Thank you, I shall attempt to contact him.

----------


## scorpiocurse

I am looking for some basic information on necromancy, a gentle introduction of you like on what it involves, is it practiced on its own or as part of any particular belief system? Dangers involved and success of contacting the dead. Where is the best place to practice? I think I have visions of graveyards and the like. Instead of relying on my imagination and the media I am very interested in hearing from you.
Thank you in advance.

----------


## scorpiocurse

That is interesting and very informative Darius, thank you very much.

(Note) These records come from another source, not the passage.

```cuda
extern "C" Y5_API int y5_conv_plan_create(const y5_conv_desc* d, y5_conv_plan** out) {
// ... 6 lines not shown
    if (M64 > 0x7fffffff - 256) return set_error(Y5_E_UNSUPPORTED, "conv: more than 2^31 output pixels");
    const int bk = d->block_k ? d->block_k : pick_block_k(d->in_c);
    if (bk != 16 && bk != 32 && bk != 64) return set_error(Y5_E_INVALID, "conv: block_k must be 16/32/64");
    const bool plain = g.kh == 1 && g.kw == 1 && d->stride == 1 && g.pad_h == 0 && g.pad_w == 0 && !d->in_x_stride && !d->in_y_stride &&
                       !d->in_n_stride;
    int best_tw = 0;
    double best_eff = 0.0;
    if (d->stride == 1 && !plain) {
        for (int tw = 8; tw <= 128; tw <<= 1) {
            const int th = 128 / tw;
            const double eff = (double)g.Wo * g.Ho / ((double)((g.Wo + tw - 1) / tw * tw) * ((g.Ho + th - 1) / th * th));
            if (eff > best_eff + 1e-9) { best_eff = eff; best_tw = tw; }
        }
    }
    int a_mode_sel;
    if (plain) a_mode_sel = A_LINEAR;
    else if (d->a_mode == 2 && d->stride != 1) return set_error(Y5_E_INVALID, "conv: patch mode needs stride 1");
    else if (d->a_mode == 2 || (d->a_mode == 0 && d->stride == 1 && best_eff >= 0.75)) a_mode_sel = A_PATCH;
    else a_mode_sel = A_IM2COL;

    int bn = d->block_n, mt_sel = 0, cl_sel = 1;
    {
        int bn_auto = 0;
        pick_tile(d->out_c, (M64 + kBlockM - 1) / kBlockM, &bn_auto, &mt_sel);
        if (!bn) bn = bn_auto;
        else {
            mt_sel = bn < 128 ? 128 / bn : ((d->reserved & 2) && bn == 128 ? 2 : 1);
            cl_sel = (d->reserved >> 8) > 1 ? (d->reserved >> 8) : 1;
            if (d->reserved & 4) cl_sel = 2;
            if (cl_sel != 1 && cl_sel != 2 && cl_sel != 4) return set_error(Y5_E_INVALID, "conv: cluster size must be 1, 2 or 4");
        }
    }
    if (bn != 32 && bn != 64 && bn != 128 && bn != 256) return set_error(Y5_E_INVALID, "conv: block_n must be 32/64/128/256");
    auto* plan = new y5_conv_plan();
    PlanCommon& pc = plan->pc;
    std::memset(&pc.p, 0, sizeof(pc.p));
    ConvParams& p = pc.p;
    p.M = static_cast<int>(M64);
    p.N = d->out_c;
    p.kh = g.kh; p.kw = g.kw;
    p.Ho = g.Ho; p.Wo = g.Wo; p.HoWo = g.Ho * g.Wo;
    p.rcp_HoWo = 1.0f / static_cast<float>(p.HoWo);
    p.rcp_Wo = 1.0f / static_cast<float>(p.Wo);
    p.stride = d->stride;
    p.pad_h = g.pad_h; p.pad_w = g.pad_w;
    p.is_bf16 = d->dtype == Y5_BF16;
    p.act = d->act;
    p.bias = d->bias;
    p.out = d->out;
    p.out_pitch = d->out_pitch;
// ... 20 lines not shown
        p.a_sub_bytes = kBlockM * row_bytes;
        e = encode_im2col(&pc.tmA, d->dtype, d->in, d->in_c, d->in_w, d->in_h, d->batch, g.xs, g.ys, g.ns, g.kh, g.kw, d->stride, g.pad_h,
                          g.pad_w, bk, kBlockM, sw);
    } else {
        p.tw = best_tw;
        p.th = 128 / best_tw;
        {
            const int tx8 = (g.Wo + 7) / 8, ty16 = (g.Ho + 15) / 16;
            const double eff8 = (double)g.Wo * g.Ho / ((double)tx8 * 8 * ty16 * 16);
            if ((d->reserved & 128) && !(d->reserved & 32) && row_bytes == 128 && g.kw > 1 && (mt_sel == 1 || (mt_sel == 2 && tx8 % 2 == 0)) &&
                eff8 >= best_eff - 1e-9) {
                p.tw = 8;
                p.th = 16;
                p.patch_pw = 8 * mt_sel + 8;
            }
        }
        if (!p.patch_pw && g.kh > 1 && bn <= 128) {
            p.b_grouped = 1;
            p.b_stage_bytes = g.kh * p.b_sub_bytes;
        }
        p.tiles_x = (g.Wo + p.tw - 1) / p.tw;
        p.tiles_y = (g.Ho + p.th - 1) / p.th;
        p.rcp_tiles_x = 1.0f / static_cast<float>(p.tiles_x);
        p.rcp_per_img = 1.0f / static_cast<float>(p.tiles_x * p.tiles_y);
        p.num_m_tiles = d->batch * p.tiles_x * p.tiles_y;
        p.a_sub_bytes = p.patch_pw ? 8 * row_bytes : (p.th + g.kh - 1) * p.tw * row_bytes;
        cuuint64_t dims[4] = {(cuuint64_t)d->in_c, (cuuint64_t)d->in_w, (cuuint64_t)d->in_h, (cuuint64_t)d->batch};
        cuuint64_t str[3] = {(cuuint64_t)g.xs * 2, (cuuint64_t)g.ys * 2, (cuuint64_t)g.ns * 2};
        cuuint32_t box[4] = {(cuuint32_t)bk, (cuuint32_t)(p.patch_pw ? p.patch_pw : p.tw), (cuuint32_t)(p.th + g.kh - 1), 1};
        e = encode_tiled(&pc.tmA, d->dtype, d->in, 4, dims, str, box, sw, "A patch");
    }
    if (e) { delete plan; return e; }
    const uint64_t ktot = static_cast<uint64_t>(p.kh) * p.kw * p.c_chunks * bk;
    {
        cuuint64_t dims[2] = {ktot, (cuuint64_t)d->out_c};
        cuuint64_t str[1] = {ktot * 2};
        cuuint32_t box[2] = {(cuuint32_t)bk, (cuuint32_t)(bn / cl_sel)};
        e = encode_tiled(&pc.tmB, d->dtype, d->weight, 2, dims, str, box, sw, "B");
    }
    if (e) { delete plan; return e; }
    p.stg_bytes = ((d->reserved & 8) && !(d->reserved & 16)) ? static_cast<uint32_t>(kConsumers * 64 * (bn * 2 + 16)) : 0u;
    int e2 = finish_plan(pc, bn, 0, mt_sel, cl_sel);
    if (e2 && p.stg_bytes) {
        p.stg_bytes = 0;
        e2 = finish_plan(pc, bn, 0, mt_sel, cl_sel);
    }
    if (e2) { delete plan; return e2; }
    *out = plan;
    return 0;
}

extern "C" Y5_API int y5_conv_plan_run(const y5_conv_plan* plan, void* stream) {
    if (!plan) return set_error(Y5_E_INVALID, "conv: null plan");
    return run_plan(plan->pc, static_cast<cudaStream_t>(stream));
}
extern "C" Y5_API void y5_conv_plan_destroy(y5_conv_plan* plan) { delete plan; }

extern "C" Y5_API int y5_conv_bn_silu_fwd(const y5_conv_desc* d, void* stream) {
    y5_conv_plan* plan = nullptr;
    if (int e = y5_conv_plan_create(d, &plan)) return e;
    const int e = y5_conv_plan_run(plan, stream);
    y5_conv_plan_destroy(plan);
    return e;
}
// ... 86 lines not shown
```

Measured before the change: 3077.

Do you recommend any particular literature on the subject of necromancy? Now that I have a grasp of the basics I would like to go and research myself through books and the like.

----------


## redmonk

If you want the real thing , I recomend the old Grimmoire of Pope Honorius ,not the generic version , if you can get inside the vatican and get the real copy with no missing pages ,which is almost impossible . Read it backwards you will invoke some real necro entities. Anyway , if you die or do anything wrong it this information , even when using the generic version of it , is your fault not mine, you asked for it I am only helping.

----------


## scorpiocurse

> If you want the real thing , I recomend the old Grimmoire of Pope Honorius ,not the generic version , if you can get inside the vatican and get the real copy with no missing pages ,which is almost impossible . Read it backwards you will invoke some real necro entities. Anyway , if you die or do anything wrong it this information , even when using the generic version of it , is your fault not mine, you asked for it I am only helping.


Right. Ok...

----------


## redmonk

That is the easy part ,compared with dealing with the Superior Entity a very powerfull demon that is summoned during the ritual , you see that grimmoire is a dangerous book and contains instructions to real exorcists , that is why when you read it backwards and do the instructions backwards instead of exorcising or banning the entity you are in fact summoning it ,do not ask how I know that . 
I can tell that there are several ways that this entity could kill the operator if the ritual is not executed correctly or he did not protect himself, one of the ways is draining all the life force (the blue part of the aura) and dispersing it in the enviroment (since our energy vibration is to low and they are not interested in it, that is why they call us humans fluid bags) , consequently killing the operator , those entities have access to several levels of the ether they could easily trap anyone instantly into the obliak which is a very dark maze with lots of evil beings and no exits , like a prison. So messing with the left hand path is not even near to easy and get killed should be the least of your worries, there are worse things than death.

----------


## redmonk

Firstly what do you think a Demon is ? 
There is a big difference between demonic entities and diabolic entities.

----------


## Seehiah

> How hard could it possibly be to infiltrate the building that houses the center of the Catholic faith in the most largely populated city in the world, then find a highly regarded text of said faith, and finally invoke necromantic rites from the aforementioned text?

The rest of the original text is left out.